• [Exercise instructions]:
Down to the last line, retype each line of the entries exactly, starting with the one that contains "(EPI_ROWS * 32);".

----

+  extern __shared__ __align__(1024) uint8_t smem[];
+  if ((smem_u32(smem) & 1023u) != 0) __trap();
+  uint8_t* smem_tiles = smem;
+  float* staging = reinterpret_cast<float*>(smem + NUM_STAGES * Cfg::STAGE_BYTES);
+  uint64_t* bars = reinterpret_cast<uint64_t*>(smem + NUM_STAGES * Cfg::STAGE_BYTES + CONSUMER_WARPS * STAGING_BYTES_PER_WARP);
+  uint64_t* full_bar = bars;
+  uint64_t* empty_bar = bars + NUM_STAGES;
+
+  const int warp_idx = threadIdx.x >> 5;
+  const int lane = threadIdx.x & 31;
+#define VB_DBG(slot) do { if (p.dbg) p.dbg[blockIdx.x * 10 + (slot)] = clock64(); } while (0)
+#define VB_DBG_NS(slot) do { if (p.dbg) { unsigned long long t_; asm volatile("mov.u64 %0, %%globaltimer;" : "=l"(t_)); p.dbg[blockIdx.x * 10 + (slot)] = t_; } } while (0)
+  if (threadIdx.x == 0) { VB_DBG(0); VB_DBG_NS(8); }
+
+  if (threadIdx.x == 0) {
+    tma_prefetch_desc(&tmap_a);
+    tma_prefetch_desc(&tmap_b);
+    if (p.npass > 1) { tma_prefetch_desc(&tmap_a_lo); tma_prefetch_desc(&tmap_b_lo); }
+    for (int s = 0; s < NUM_STAGES; ++s) {
+      mbar_init(smem_u32(&full_bar[s]), 1);
+      mbar_init(smem_u32(&empty_bar[s]), 4);
+    }
+    fence_mbar_init();
+  }
+  __syncthreads();
+  pdl_entry();
+  if (threadIdx.x == 0) VB_DBG(1);
+
+  const int group = blockIdx.x;
+  const int num_groups = gridDim.x;
+  const int total_work = p.num_m_blocks * p.num_n_blocks * p.split_k;
+
+  if (warp_idx < 4) setmaxnreg_dec<40>();
+  if (warp_idx == 0) {
+    gemm_produce<128>(&tmap_a, &tmap_b, &tmap_a_lo, &tmap_b_lo, p, smem_tiles, full_bar, empty_bar, group, num_groups, total_work);
+  } else if (warp_idx >= 4) {
+    setmaxnreg_inc<232>();
+    const int cw = warp_idx - 4;
+    const int wg = cw >> 2;
+    float* stg = staging + cw * (EPI_ROWS * 32);
+    const int rr = lane >> 3;
+    const int cc = (lane & 7) * 4;
+    auto release = [&](int s) {
+      __syncwarp();
+      if (lane == 0) mbar_arrive(smem_u32(&empty_bar[s]));
+    };
+    auto item_kblocks = [&](int w) {
+      const int kb0 = (w % p.split_k) * p.k_blocks_per_split;
+      return min(kb0 + p.k_blocks_per_split, p.num_k_blocks) - kb0;
+    };
+    int stage = 0;
+    uint32_t phase = 0;
+    auto advance = [&](int n) {
+      const int t = stage + n;
+      phase ^= (uint32_t)((t / NUM_STAGES) & 1);
+      stage = t % NUM_STAGES;
+    };
+    float acc0[64], acc1[64];
+    const int mma_kind = p.mma_kind;
+    const uint64_t desc_base_a = p.desc_base_a, desc_base_b = p.desc_base_b;
+    if (wg == 1) advance(item_kblocks(group));
+    for (int w = group + wg * num_groups, j = wg; w < total_work; w += 2 * num_groups, j += 2) {
+      const bool has_next = w + num_groups < total_work;
+      const int split = w % p.split_k;
+      const int t2 = w / p.split_k;
+      const int m_blk = t2 % p.num_m_blocks;
+      const int n_blk = t2 / p.num_m_blocks;
+      const int kb0 = split * p.k_blocks_per_split;
+      const int kb1 = min(kb0 + p.k_blocks_per_split, p.num_k_blocks);
+      int prev = -1;
+      if (j > 0) named_bar_sync(PP_BAR_MATH + wg);
+      auto kloop = [&](auto kind) {
+        constexpr int KIND = decltype(kind)::value;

----

• [Result]:
+    float* stg = staging + cw * (EPI_ROWS * 32);
+    const int rr = lane >> 3;
+    const int cc = (lane & 7) * 4;
+    auto release = [&](int s) {
+      __syncwarp();
+      if (lane == 0) mbar_arrive(smem_u32(&empty_bar[s]));
+    };
+    auto item_kblocks = [&](int w) {
+      const int kb0 = (w % p.split_k) * p.k_blocks_per_split;
+      return min(kb0 + p.k_blocks_per_split, p.num_k_blocks) - kb0;
+    };
+    int stage = 0;
+    uint32_t phase = 0;
+    auto advance = [&](int n) {
+      const int t = stage + n;
+      phase ^= (uint32_t)((t / NUM_STAGES) & 1);
+      stage = t % NUM_STAGES;
+    };
+    float acc0[64], acc1[64];
+    const int mma_kind = p.mma_kind;
+    const uint64_t desc_base_a = p.desc_base_a, desc_base_b = p.desc_base_b;
+    if (wg == 1) advance(item_kblocks(group));
+    for (int w = group + wg * num_groups, j = wg; w < total_work; w += 2 * num_groups, j += 2) {
+      const bool has_next = w + num_groups < total_work;
+      const int split = w % p.split_k;
+      const int t2 = w / p.split_k;
+      const int m_blk = t2 % p.num_m_blocks;
+      const int n_blk = t2 / p.num_m_blocks;
+      const int kb0 = split * p.k_blocks_per_split;
+      const int kb1 = min(kb0 + p.k_blocks_per_split, p.num_k_blocks);
+      int prev = -1;
+      if (j > 0) named_bar_sync(PP_BAR_MATH + wg);
+      auto kloop = [&](auto kind) {
+        constexpr int KIND = decltype(kind)::value;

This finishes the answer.